I did not attempt the usual conventions of society, nor did she. I simply stood with the smouldering cigarette in my hand, and gazed at her. She in her turn looked silently at me, and at her look I remembered how in these very pages I had tried to define the expression of her eyes, whether they were furtive or fierce. To– day they were fierce – coldly and inexorably so.

"Well," said she at last, "are you still of the same mind as when I saw you last?"

"I have always been of the same mind."

"Let us understand each other, Professor Gilroy," said she slowly. "I am not a very safe person to trifle with, as you should realize by now. It was you who asked me to enter into a series of experiments with you, it was you who won my affections, it was you who professed your love for me, it was you who brought me your own photograph with words of affection upon it, and, finally, it was you who on the very same evening thought fit to insult me most outrageously, addressing me as no man has ever dared to speak to me yet. Tell me that those words came from you in a moment of passion and I am prepared to forget and to forgive them. You did not mean what you said, Austin? You do not really hate me?"

I might have pitied this deformed woman – such a longing for love broke suddenly through the menace of her eyes. But then I thought of what I had gone through, and my heart set like flint.

"If ever you heard me speak of love," said I, "you know very well that it was your voice which spoke, and not mine. The only words of truth which I have ever been able to say to you are those which you heard when last we met."

"I know. Some one has set you against me. It was he!" She tapped with her crutch upon the floor. "Well, you know very well that I could bring you this instant crouching like a spaniel to my feet. You will not find me again in my hour of weakness, when you can insult me with impunity. Have a care what you are doing, Professor Gilroy. You stand in a terrible position. You have not yet realized the hold which I have upon you."

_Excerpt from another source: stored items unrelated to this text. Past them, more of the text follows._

template <WeightFormat F, int KV, bool LP, bool PROF>
__device__ __forceinline__ void megakernel_body(const Params& P) {
  uint64_t* full_bar = g_full_bar;
  uint64_t* empty_bar = g_empty_bar;
  Phase& s_phase_cons = g_ph_cons;
  Phase& s_phase_prod = g_ph_prod;

  float* xres = reinterpret_cast<float*>(smem + P.xbuf_bytes);
  unsigned char* stages = smem + P.xbuf_bytes + P.xres_bytes;
  const int S = P.num_stages;
  const int tid = threadIdx.x;
  const int lane = tid & 31;
  const int warp = tid >> 5;
  const bool is_producer = warp == kConsumerWarps;
  const int cta = blockIdx.x;
  const int G = gridDim.x;

  if (tid == 0) {
    g_stop = 0;
    g_prod_end = 0u;
    for (int s = 0; s < S; ++s) {
      mbar_init(&full_bar[s], 1);
      mbar_init(&empty_bar[s], kConsumerWarps);
    }
    asm volatile("fence.mbarrier_init.release.cluster;" ::: "memory");
  }
  __syncthreads();

  Pipe pipe{0, 0u};
  constexpr int wbytes = weight_bytes(F);

  if (is_producer) {
    const uint64_t policy = policy_evict_first();
    const uint64_t policy_kv = policy_evict_last();
    int ppos = P.state->pos;
    unsigned long long* pstamp = nullptr;
    auto claim_slot = [&](uint32_t bytes) -> unsigned char* {
      const long long pw0 = PROF ? clock64() : 0;
      if (mbar_wait_or_stop(&empty_bar[pipe.slot], pipe.parity ^ 1u, &g_stop)) return nullptr;
      if constexpr (PROF) {
        if (pstamp && lane == 0) {
          atomicAdd(pstamp + 11, static_cast<unsigned long long>(clock64() - pw0));
          atomicAdd(pstamp + 12, 1ull);
        }
      }
      if (lane == 0) mbar_expect_tx(&full_bar[pipe.slot], bytes);
      __syncwarp();
      return stages + static_cast<size_t>(pipe.slot) * P.stage_bytes;
    };
    for (int tok = 0; tok < P.n_tokens; ++tok, ++ppos) {
      const int n_run = tok < P.skip_cls_tokens ? P.n_phases - P.n_cls_phases : P.n_phases;
      for (int pi = 0; pi < n_run; ++pi) {
        if constexpr (PROF)
          pstamp = (P.prof != nullptr && tok == P.prof_token)
                       ? P.prof + (static_cast<size_t>(cta) * P.n_phases + pi) * kProfStamps
                       : nullptr;
        {
          const uint32_t* src = reinterpret_cast<const uint32_t*>(P.phases + pi);
          uint32_t* dst = reinterpret_cast<uint32_t*>(&s_phase_prod);
          __syncwarp();
          for (int i = lane; i < static_cast<int>(sizeof(Phase) / 4); i += 32) dst[i] = __ldg(src + i);
          __syncwarp();
        }
        const Phase& ph = s_phase_prod;
        if (ph.kind == kPhaseGather) continue;
        if (ph.kind != kPhaseGemv) {
          const int SP = P.attn_split;
          if (cta >= P.head_num * SP || ppos == 0) continue;
// ... 57 lines not shown
            }
          }
          if (ph.kind != kPhaseAttention) {
            const int dv = hs / SP, T = P.attn_tile_v;
            const float* vbase = P.value_cache + head_block + static_cast<size_t>(split) * P.seq_len * dv;
            const int n_tiles = attn_tiles(ppos, T);
            for (int j = 0; j < n_tiles; ++j) {
              const int t0 = j * T;
              const int nt = min(T, ppos - t0);
              unsigned char* dst = claim_slot(static_cast<uint32_t>(nt) * dv * 4);
              if (dst == nullptr) goto producer_done;
              if (lane == 0)
                bulk_g2s(dst, vbase + static_cast<size_t>(t0) * dv, static_cast<uint32_t>(nt) * dv * 4,
                         &full_bar[pipe.slot], policy_kv);
              pipe.advance(S);
            }
          }
          continue;
        }
        const int u0 = static_cast<int>(static_cast<long long>(cta) * ph.units / G);
        const int u1 = static_cast<int>(static_cast<long long>(cta + 1) * ph.units / G);
        const int rpu = ph.swiglu ? 2 : 1;
        const int row_bytes = ph.in_dim * wbytes;
        if (ph.chunks_per_row == 1) {
          const int ups = ph.rows_per_stage / rpu;
          for (int u = u0; u < u1; u += ups) {
            const int n = min(ups, u1 - u);
            const int nrows = n * rpu;
            unsigned char* dst = claim_slot(static_cast<uint32_t>(nrows) * (row_bytes + ph.scale_row_bytes));
            if (dst == nullptr) goto producer_done;
            const RowRef rr = lane < nrows ? stage_row(ph, u, n, lane) : RowRef{-1, -1};
            const int len = run_length(rr, lane, nrows);
            if (len > 0) {
              const long long e = static_cast<long long>(rr.row) * ph.in_dim;
              const unsigned char* src = static_cast<const unsigned char*>(ph.seg[rr.seg].w) + e * wbytes;
              bulk_g2s(dst + static_cast<size_t>(lane) * row_bytes, src, static_cast<uint32_t>(len) * row_bytes,
                       &full_bar[pipe.slot], policy);
              if (ph.scale_row_bytes) {
                const long long g0 = ph.group_shift >= 0 ? (e >> ph.group_shift) : (e / ph.group_size);
                bulk_g2s(dst + ph.scale_off + static_cast<size_t>(lane) * ph.scale_row_bytes,
                         ph.seg[rr.seg].scales + g0, static_cast<uint32_t>(len) * ph.scale_row_bytes,
                         &full_bar[pipe.slot], policy);
              }
            }
            pipe.advance(S);
          }
        } else {
          for (int u = u0; u < u1; ++u) {
            const RowRef rr = resolve_row(ph, u, 0);
            const unsigned char* src = static_cast<const unsigned char*>(ph.seg[rr.seg].w) +
                                       static_cast<long long>(rr.row) * row_bytes;
            for (int c = 0; c < ph.chunks_per_row; ++c) {
              const int e0 = c * ph.chunk_elems;
              const int ne = min(ph.chunk_elems, ph.in_dim - e0);
              unsigned char* dst = claim_slot(static_cast<uint32_t>(ne) * wbytes);
              if (dst == nullptr) goto producer_done;
              if (lane == 0)
                bulk_g2s(dst, src + static_cast<size_t>(e0) * wbytes, static_cast<uint32_t>(ne) * wbytes,
                         &full_bar[pipe.slot], policy);
              pipe.advance(S);
            }
          }
        }
      }
    }
  producer_done:
    if (lane == 0) g_prod_end = 1u + ((static_cast<unsigned>(pipe.slot) << 1) | pipe.parity);
    return;
  }

  unsigned bar_target = P.barrier_base;
  int token = P.state->token;
  int pos = P.state->pos;
  record_fed(P, pos, token);
  if (static_cast<unsigned>(token) >= static_cast<unsigned>(P.vocab_size)) token = 0;
  int step = P.state->step;
  float4* xres4 = reinterpret_cast<float4*>(xres);
  constexpr int kPhaseWords = static_cast<int>(sizeof(Phase) / 4);
  static_assert(kPhaseWords <= kConsumerThreads, "phase copy: one word per consumer thread");
  uint32_t next_phase_word = tid < kPhaseWords ? __ldg(reinterpret_cast<const uint32_t*>(P.phases) + tid) : 0u;

  for (int tok = 0; tok < P.n_tokens; ++tok) {
    const float* emb_row = P.tok_emb + static_cast<size_t>(token) * P.dim;
    ArgBest best{0.f, -1};
    const float4* e4 = reinterpret_cast<const float4*>(emb_row);
    for (int i = tid; i < (P.dim >> 2); i += kConsumerThreads) xres4[i] = __ldg(e4 + i);

    const bool prof_on = PROF && P.prof != nullptr && tok == P.prof_token && tid == 0;
    auto hand_tag = [&](int hand) {
      return P.hand_base + static_cast<unsigned>(tok * P.hands_per_token + hand) + 1u;
// ... 64 lines not shown
    step += 1;
    if (cta == 0 && tid == 0 && (tok == P.n_tokens - 1 || stop)) {
      P.state->token = token;
      P.state->pos = pos;
      P.state->step = step;
      P.state->next = next;
    }
    if (stop) {
      if (tid == 0) g_stop = 1;
      unsigned end;
      while ((end = g_prod_end) == 0u) {
      }
      const Pipe last{static_cast<int>((end - 1u) >> 1), (end - 1u) & 1u};
      while (pipe.slot != last.slot || pipe.parity != last.parity) {
        mbar_wait(&full_bar[pipe.slot], pipe.parity);
        pipe.advance(S);
      }
      return;
    }
  }
}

I shrugged my shoulders and turned away.

"Well," said she, after a pause, "if you despise my love, I must see what can be done with fear. You smile, but the day will come when you will come screaming to me for pardon. Yes, you will grovel on the ground before me, proud as you are, and you will curse the day that ever you turned me from your best friend into your most bitter enemy. Have a care, Professor Gilroy!" I saw a white hand shaking in the air, and a face which was scarcely human, so convulsed was it with passion. An instant later she was gone, and I heard the quick hobble and tap receding down the passage.

But she has left a weight upon my heart. Vague presentiments of coming misfortune lie heavy upon me. I try in vain to persuade myself that these are only words of empty anger. I can remember those relentless eyes too clearly to think so. What shall I do – ah, what shall I do? I am no longer master of my own soul. At any moment this loathsome parasite may creep into me, and then – I must tell some one my hideous secret – I must tell it or go mad. If I had some one to sympathize and advise! Wilson is out of the question. Charles Sadler would understand me only so far as his own experience carries him. Pratt-Haldane! He is a well-balanced man, a man of great common-sense and resource. I will go to him. I will tell him every thing. God grant that he may be able to advise me!